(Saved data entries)
#####

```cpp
#ifndef SHM_TIER_FAR_UNROLL
#define SHM_TIER_FAR_UNROLL 4
#endif
#ifndef SHM_TIER_LDS_FETCH
#define SHM_TIER_LDS_FETCH 1
#endif
#ifndef SHM_TIER_LOOKAHEAD
#define SHM_TIER_LOOKAHEAD 1
#endif
#ifndef SHM_TIER_NEAR_BATCH
#define SHM_TIER_NEAR_BATCH 4
#endif
#ifndef SHM_TIER_WAVES_PER_EU
#define SHM_TIER_WAVES_PER_EU 2
#endif
template <int NPT, typename TY, bool CHECK>
__global__ __launch_bounds__(kBlock) __attribute__((amdgpu_waves_per_eu(SHM_TIER_WAVES_PER_EU, SHM_TIER_WAVES_PER_EU))) void conv_tiered_kernel(
    ConvParams P, const double* __restrict__ src , const float* __restrict__ clusters,
    const double* __restrict__ exp_tab_g , TY* __restrict__ Y0, TY* __restrict__ Y1, TY* __restrict__ Y2,
    unsigned long long* __restrict__ counters, unsigned* __restrict__ next_unit ) {
    static_assert(NPT % 2 == 0, "the far tier handles a lane's nodes in packed pairs");
    constexpr int kWaves = kBlock / kWave;
    constexpr int kFarUnroll = SHM_TIER_FAR_UNROLL;
    static_assert(kFarUnroll == kFarGroup, "the carry's bookkeeping (shm_far_carry.h) counts in groups of the far loop's unroll");
    constexpr int kFarList = kTierCluster + kFarGroup;
    static_assert((kTierCluster + kFarGroup - 1 + kFarGroup - 1) / kFarGroup * kFarGroup <= kFarList, "carry + cluster + padding fit the far lists");
    __shared__ double stage64[kWaves][kTierCluster * 6];
    __shared__ __attribute__((aligned(16))) float farA[kWaves][kFarList * 4];
    __shared__ __attribute__((aligned(16))) float farB[kWaves][kFarList * NPT];
    __shared__ __attribute__((aligned(16))) float farC[kWaves][kFarList * 2];
#if SHM_TIER_LDS_FETCH
    __shared__ double2 raw[kWaves][3][kTierCluster];
#endif
    __shared__ uint2v exp_tab[2048];
    __shared__ float4 star_stash[kWaves];
    const int wave = __builtin_amdgcn_readfirstlane((int)(threadIdx.x >> 6)), lane = (int)(threadIdx.x & 63);
    double* const tile = stage64[wave];
    float* const tA = farA[wave];
    float* const tB = farB[wave];
    float* const tC = farC[wave];
    for (int a = threadIdx.x; a < 2048; a += kBlock) {
        uint2v tv = __builtin_bit_cast(uint2v, exp_tab_g[a]);
        tv.y -= (unsigned)a << 9;
        exp_tab[a] = tv;
    }
    __syncthreads();
    const int n = P.n;
    const size_t plane = (size_t)n * n;
    const float lam_l2 = (float)(P.lambda * 1.4426950408889634);
    const float g_l2 = P.tier_log * 1.4426950408889634f;
    const bool drop_on = P.drop_eps_soft > 0.f;
    const float cellq = (float)(P.cell * (P.lambda * 1.4426950408889634));
    const float lws = uniform_f32((float)log2(P.wscale));
    constexpr double kHalfZ = 0.5 * (NPT - 1);
    constexpr double kHalfX = 0.5 * (kTierTX - 1), kHalfY = 0.5 * (kTierTY - 1);
    const float rt_w = (float)(sqrt(kHalfX * kHalfX + kHalfY * kHalfY + kHalfZ * kHalfZ) * P.cell) * 1.000001f;
    const float hx = uniform_f32((float)(kHalfX * P.cell) * 1.000001f), hy = uniform_f32((float)(kHalfY * P.cell) * 1.000001f),
                hz = uniform_f32((float)(kHalfZ * P.cell) * 1.000001f);
    const double c1 = -P.cexp, c2 = -0.5 * P.cexp;
    unsigned long long cnt_near = 0, cnt_far = 0, cnt_redo = 0;
    int decided = -1;
    const unsigned n_units = (unsigned)P.n_tiles;
    const unsigned per_q = (n_units + 7u) / 8u;
    const unsigned my_q = blockIdx.x & 7u;
    unsigned q_off = 0;
    for (;;) {
        unsigned unit = 0xffffffffu;
        while (q_off < 8u) {
            const unsigned q = (my_q + q_off) & 7u;
            const unsigned lo = q * per_q, hi = min(n_units, lo + per_q);
            unsigned t = 0;
            if (lane == 0) t = atomicAdd(next_unit + q, 1u);
            t = (unsigned)__builtin_amdgcn_readfirstlane((int)t);
            if (lo + t < hi) {
                unit = lo + t;
                break;
            }
            q_off++;
        }
        if (unit == 0xffffffffu) break;
        const int tzq = (int)(unit / (unsigned)(P.tiles_x * P.tiles_y)), trem = (int)unit - tzq * (P.tiles_x * P.tiles_y);
        const int tz = P.layer_order ? P.layer_order[tzq] : tzq;
        bool use_diff = false;
        int rule_sel = -1;
        if constexpr (CHECK) {
            use_diff = P.far_rule != 0;
            if (P.unit_rule) {
                rule_sel = (int)P.unit_rule[tzq];
                if (rule_sel == 2) {
                    if (decided < 0) decided = sample_verdict(P.sample_ctr);
                    use_diff = decided != 0;
                } else {
                    use_diff = rule_sel == 1;
                }
            }
        }
        const unsigned long long far_before = cnt_far, redo_before = cnt_redo;
        const int ty = trem / P.tiles_x, tx = trem - ty * P.tiles_x;
        const int i0 = tx * kTierTX, j0 = ty * kTierTY, kk0 = P.kk_begin + tz * NPT;

        double pz0 = 0., ax[NPT], ay[NPT], az[NPT];
        float qz0 = 0.f;
        float2v fx[NPT / 2], fy[NPT / 2], fz[NPT / 2];
        const int li = i0 + (lane % kTierTX), lj = j0 + (lane / kTierTX);
        const int ci = min(li, n - 1), cj = min(lj, n - 1);
        const double px = ci * P.cell + P.bbox_min[0], py = cj * P.cell + P.bbox_min[1];
        const float qx = (float)(px * (P.lambda * 1.4426950408889634)), qy = (float)(py * (P.lambda * 1.4426950408889634));
#pragma unroll
        for (int e = 0; e < NPT; e++) {
            ax[e] = ay[e] = az[e] = 0.;
            fx[e / 2] = fy[e / 2] = fz[e / 2] = float2v{0.f, 0.f};
        }
        pz0 = (P.k0 + kk0 - 1) * P.cell + P.bbox_min[2];
        {
            const long long b = __double_as_longlong(pz0);
            const unsigned lo = (unsigned)__builtin_amdgcn_readfirstlane((int)(unsigned)b), hi = (unsigned)__builtin_amdgcn_readfirstlane((int)(unsigned)(b >> 32));
            pz0 = __longlong_as_double((long long)(((unsigned long long)hi << 32) | lo));
        }
        qz0 = uniform_f32((float)(pz0 * (P.lambda * 1.4426950408889634)));
        const bool live_xy = li < n && lj < n;
        const float cx = uniform_f32((float)((i0 + kHalfX) * P.cell + P.bbox_min[0])), cy = uniform_f32((float)((j0 + kHalfY) * P.cell + P.bbox_min[1]));
        const float cz = uniform_f32((float)((P.k0 + kk0 - 1 + kHalfZ) * P.cell + P.bbox_min[2]));
        float dmin = 3.0e38f, wnear = 0.f, nx = 0.f, ny = 0.f, nz = 0.f;
        for (int s = lane; s < P.S; s += kWave) {
            const double* q = src + (size_t)s * 6;
            const float dx = cx - (float)q[0], dy = cy - (float)q[1], dz = cz - (float)q[2];
            const float w0 = (float)(q[3] * P.wscale), w1 = (float)(q[4] * P.wscale), w2c = (float)(q[5] * P.wscale);
            const float d2 = dx * dx + dy * dy + dz * dz, w2 = w0 * w0 + w1 * w1 + w2c * w2c;
            if (d2 < dmin || (d2 == dmin && w2 > wnear)) {
                dmin = d2;
                wnear = w2;
                nx = dx;
                ny = dy;
                nz = dz;
            }
        }
        {
            auto wave_min_u = [&](unsigned v) {
                v = min(v, (unsigned)__builtin_amdgcn_ds_swizzle((int)v, 0x1f | (1 << 10)));
                v = min(v, (unsigned)__builtin_amdgcn_ds_swizzle((int)v, 0x1f | (2 << 10)));
                v = min(v, (unsigned)__builtin_amdgcn_ds_swizzle((int)v, 0x1f | (4 << 10)));
                v = min(v, (unsigned)__builtin_amdgcn_ds_swizzle((int)v, 0x1f | (8 << 10)));
                v = min(v, (unsigned)__builtin_amdgcn_ds_swizzle((int)v, 0x1f | (16 << 10)));
                return min((unsigned)__builtin_amdgcn_readlane((int)v, 0), (unsigned)__builtin_amdgcn_readlane((int)v, 32));
            };
            const unsigned dbits = wave_min_u(__float_as_uint(dmin));
            const unsigned wkey = __float_as_uint(dmin) == dbits ? ~__float_as_uint(wnear) : 0xffffffffu;
            const unsigned wbits = wave_min_u(wkey);
            const unsigned long long hit = __ballot(wkey == wbits);
            const int win = (int)__builtin_ctzll(hit);
            dmin = __uint_as_float(dbits);
            wnear = __uint_as_float(~wbits);
            nx = __int_as_float(__builtin_amdgcn_readlane(__float_as_int(nx), win));
            ny = __int_as_float(__builtin_amdgcn_readlane(__float_as_int(ny), win));
            nz = __int_as_float(__builtin_amdgcn_readlane(__float_as_int(nz), win));
        }
        dmin = sqrtf(dmin);
        const float fxn = fabsf(nx) + hx, fyn = fabsf(ny) + hy, fzn = fabsf(nz) + hz;
        const float r_hi_w = uniform_f32(sqrtf(fxn * fxn + fyn * fyn + fzn * fzn) * 1.000001f);
        const float lnear_w = uniform_f32(0.5f * __log2f(fmaxf(wnear, 1e-37f)) - 1e-5f);
        const float d0_w = uniform_f32(fmaxf(0.f, dmin * 0.999999f - rt_w));
        const float coff = uniform_f32(lam_l2 * d0_w);

        const int k0 = __builtin_amdgcn_readfirstlane((int)floor((double)d0_w * P.cexp * (1.0 / 2048.0)));
        const double m1 = 6755399441055744.0 - 2048.0 * (double)k0;
        auto far_scale = [&]() {
            float d = d0_w;
            asm volatile("" : "+v"(d));
            return exp2_tab(fma((double)d, P.cexp, -2048.0 * (double)k0), exp_tab) * (P.lambda * 1.4426950408889634) / P.wscale;
        };
        float2v fl[NPT / 2];
#pragma unroll
        for (int e = 0; e < NPT / 2; e++) fl[e] = float2v{0.f, 0.f};
        const float range_c = uniform_f32(2.f * rt_w * lam_l2 - 113.f - coff);
        float star_ux = 0.f, star_uy = 0.f, star_uz = 0.f, star_dc = 0.f, star_inv_d = 0.f;
        if constexpr (CHECK) {
            use_diff = use_diff && coff + 2.f * rt_w * lam_l2 <= 72.f;
        }
        if (use_diff || drop_on) {
            const float inv = dmin > 0.f ? 1.f / dmin : 0.f;
            star_ux = uniform_f32(nx * inv);
            star_uy = uniform_f32(ny * inv);
            star_uz = uniform_f32(nz * inv);
            star_dc = uniform_f32(dmin * 1.000001f);
            const float bx = fmaxf(fabsf(nx) - hx, 0.f), by = fmaxf(fabsf(ny) - hy, 0.f), bz = fmaxf(fabsf(nz) - hz, 0.f);
            const float db = sqrtf(bx * bx + by * by + bz * bz);
            star_inv_d = uniform_f32(dmin > 0.f && db > 0.f ? 1.f / db : __builtin_huge_valf());
        }
        float R_soft = 0.f, R_hard = 0.f;
        if constexpr (CHECK) {
            if (drop_on && lane == 0) star_stash[wave] = float4{(cx - nx) * lam_l2, (cy - ny) * lam_l2, (cz - nz) * lam_l2, wnear};
        }
        const float span_c = uniform_f32(2.f * rt_w * lam_l2 - coff - 960.f);
        int far_pending = 0;
        int carry = 0;
#pragma unroll 1
        for (int pass = 0; pass < 2; pass++) {
#if SHM_TIER_LDS_FETCH
        auto fetch_cluster = [&](int c) {
            const char* g = reinterpret_cast<const char*>(src) + (size_t)c * (kTierCluster * 48);
            const unsigned lo = (unsigned)lane * 48u;
            __builtin_amdgcn_global_load_lds(g + lo, &raw[wave][0][0], 16, 0, 0);
            __builtin_amdgcn_global_load_lds(g + 16 + lo, &raw[wave][1][0], 16, 0, 0);
            __builtin_amdgcn_global_load_lds(g + 32 + lo, &raw[wave][2][0], 16, 0, 0);
        };
#else
        double nq[6];
        auto fetch_cluster = [&](int c) {
            const double* qn = src + ((size_t)c * kTierCluster + lane) * 6;
#pragma unroll
            for (int a = 0; a < 6; a++) nq[a] = qn[a];
        };
#endif
        int cur_batch = -1;
        unsigned long long kept_mask = 0ull, cdrop_mask = 0ull;
        auto load_batch = [&](int b) {
            cur_batch = b;
            const int ci = b * kWave + lane;
            const bool in = ci < P.n_clusters;
            const unsigned long long validm = __ballot(in);
            cdrop_mask = 0ull;
            if (drop_on) {
                const float2* rec = reinterpret_cast<const float2*>(clusters + (size_t)min(ci, P.n_clusters - 1) * kConvClusterRec);
                const float2 r0 = rec[0], r1 = rec[1], r2 = rec[2];
                const float gdx = cx - r0.x, gdy = cy - r0.y, gdz = cz - r1.x;
                const float gap = sqrtf(gdx * gdx + gdy * gdy + gdz * gdz) * 0.999999f - rt_w - r1.y - r_hi_w;
                const float lrel = lws - lnear_w - gap * lam_l2;
                const float lbmax = fmaf(r2.x, 1.4426950408889634f, lrel) + 2e-5f;
                const bool cand = in && gap > 0.f && lbmax <= P.drop_ltau;
                const unsigned long long candm = __ballot(cand);
                if (candm != 0ull) {
                    float bc = cand ? __builtin_amdgcn_exp2f(fmaf(r2.y, 1.4426950408889634f, lrel)) * (r_hi_w * __builtin_amdgcn_rcpf(r_hi_w + gap)) * 1.0001f : 0.f;
                    bc += __int_as_float(__builtin_amdgcn_ds_swizzle(__float_as_int(bc), 0x1f | (1 << 10)));
                    bc += __int_as_float(__builtin_amdgcn_ds_swizzle(__float_as_int(bc), 0x1f | (2 << 10)));
                    bc += __int_as_float(__builtin_amdgcn_ds_swizzle(__float_as_int(bc), 0x1f | (4 << 10)));
                    bc += __int_as_float(__builtin_amdgcn_ds_swizzle(__float_as_int(bc), 0x1f | (8 << 10)));
                    bc += __int_as_float(__builtin_amdgcn_ds_swizzle(__float_as_int(bc), 0x1f | (16 << 10)));
                    const float sum = __int_as_float(__builtin_amdgcn_readlane(__float_as_int(bc), 0)) + __int_as_float(__builtin_amdgcn_readlane(__float_as_int(bc), 32));
                    const float r_new = uniform_f32(R_soft + sum);
                    if (__builtin_amdgcn_readfirstlane((int)(r_new <= P.drop_eps_soft))) {
                        R_soft = r_new;
                        cdrop_mask = candm;
                    } else {
                        cdrop_mask = __ballot(cand && lbmax <= P.drop_ltau_hard);
                        R_hard = uniform_f32(R_hard + (float)(__builtin_popcountll(cdrop_mask) * kTierCluster) * P.drop_tau_hard);
                    }
                }
            }
            kept_mask = pass == 1 ? validm : validm & ~cdrop_mask;
        };
        auto next_kept = [&](int from, bool& cdrop) {
            cdrop = false;
#pragma unroll 1
            while (from < P.n_clusters) {
                const int b = from >> 6;
                if (b != cur_batch) load_batch(b);
                const unsigned long long m = kept_mask & (~0ull << (from & 63));
                if (m != 0ull) {
                    const int bit = (int)__builtin_ctzll(m);
                    cdrop = ((cdrop_mask >> bit) & 1ull) != 0ull;
                    return (b << 6) + bit;
                }
                from = (b + 1) << 6;
            }
            return P.n_clusters;
        };
        R_soft = 0.f;
        R_hard = 0.f;
        bool cdrop_cur = false, cdrop_next = false;
        int c = next_kept(0, cdrop_cur);
        if (c < P.n_clusters) fetch_cluster(c);
#pragma unroll 1
        while (c < P.n_clusters) {
            const int c_next = next_kept(c + 1, cdrop_next);
            const int c_fetch = c_next;
            double q[6];
#if SHM_TIER_LDS_FETCH
            {
                __builtin_amdgcn_s_waitcnt(0x0f70);
                const double2 r0 = raw[wave][0][lane], r1 = raw[wave][1][lane], r2 = raw[wave][2][lane];
                q[0] = r0.x; q[1] = r0.y; q[2] = r1.x; q[3] = r1.y; q[4] = r2.x; q[5] = r2.y;
                __builtin_amdgcn_s_waitcnt(0xc07f);
            }
#else
#pragma unroll
            for (int a = 0; a < 6; a++) q[a] = nq[a];
#endif
            if (c_fetch < P.n_clusters) fetch_cluster(c_fetch);
            unsigned long long nearmask, farmask;
            {
                float q32[6];
#pragma unroll
                for (int a = 0; a < 6; a++) q32[a] = a < 3 ? (float)q[a] : (float)(q[a] * P.wscale);
                const float dx = fmaxf(fabsf(cx - q32[0]) - hx, 0.f), dy = fmaxf(fabsf(cy - q32[1]) - hy, 0.f), dz = fmaxf(fabsf(cz - q32[2]) - hz, 0.f);
                const float dist = sqrtf(dx * dx + dy * dy + dz * dz);
                const float w2 = q32[3] * q32[3] + q32[4] * q32[4] + q32[5] * q32[5];
                const float lw = 0.5f * __log2f(w2);
                const float rel = lw + 1e-5f - lnear_w;
// ... 235 lines not shown
```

#####

§ **What to work on**
Check every line of the entries above, and copy those that carry the string "kFarGroup".

§ **Task answer**
    static_assert(kFarUnroll == kFarGroup, "the carry's bookkeeping (shm_far_carry.h) counts in groups of the far loop's unroll");
    constexpr int kFarList = kTierCluster + kFarGroup;
    static_assert((kTierCluster + kFarGroup - 1 + kFarGroup - 1) / kFarGroup * kFarGroup <= kFarList, "carry + cluster + padding fit the far lists");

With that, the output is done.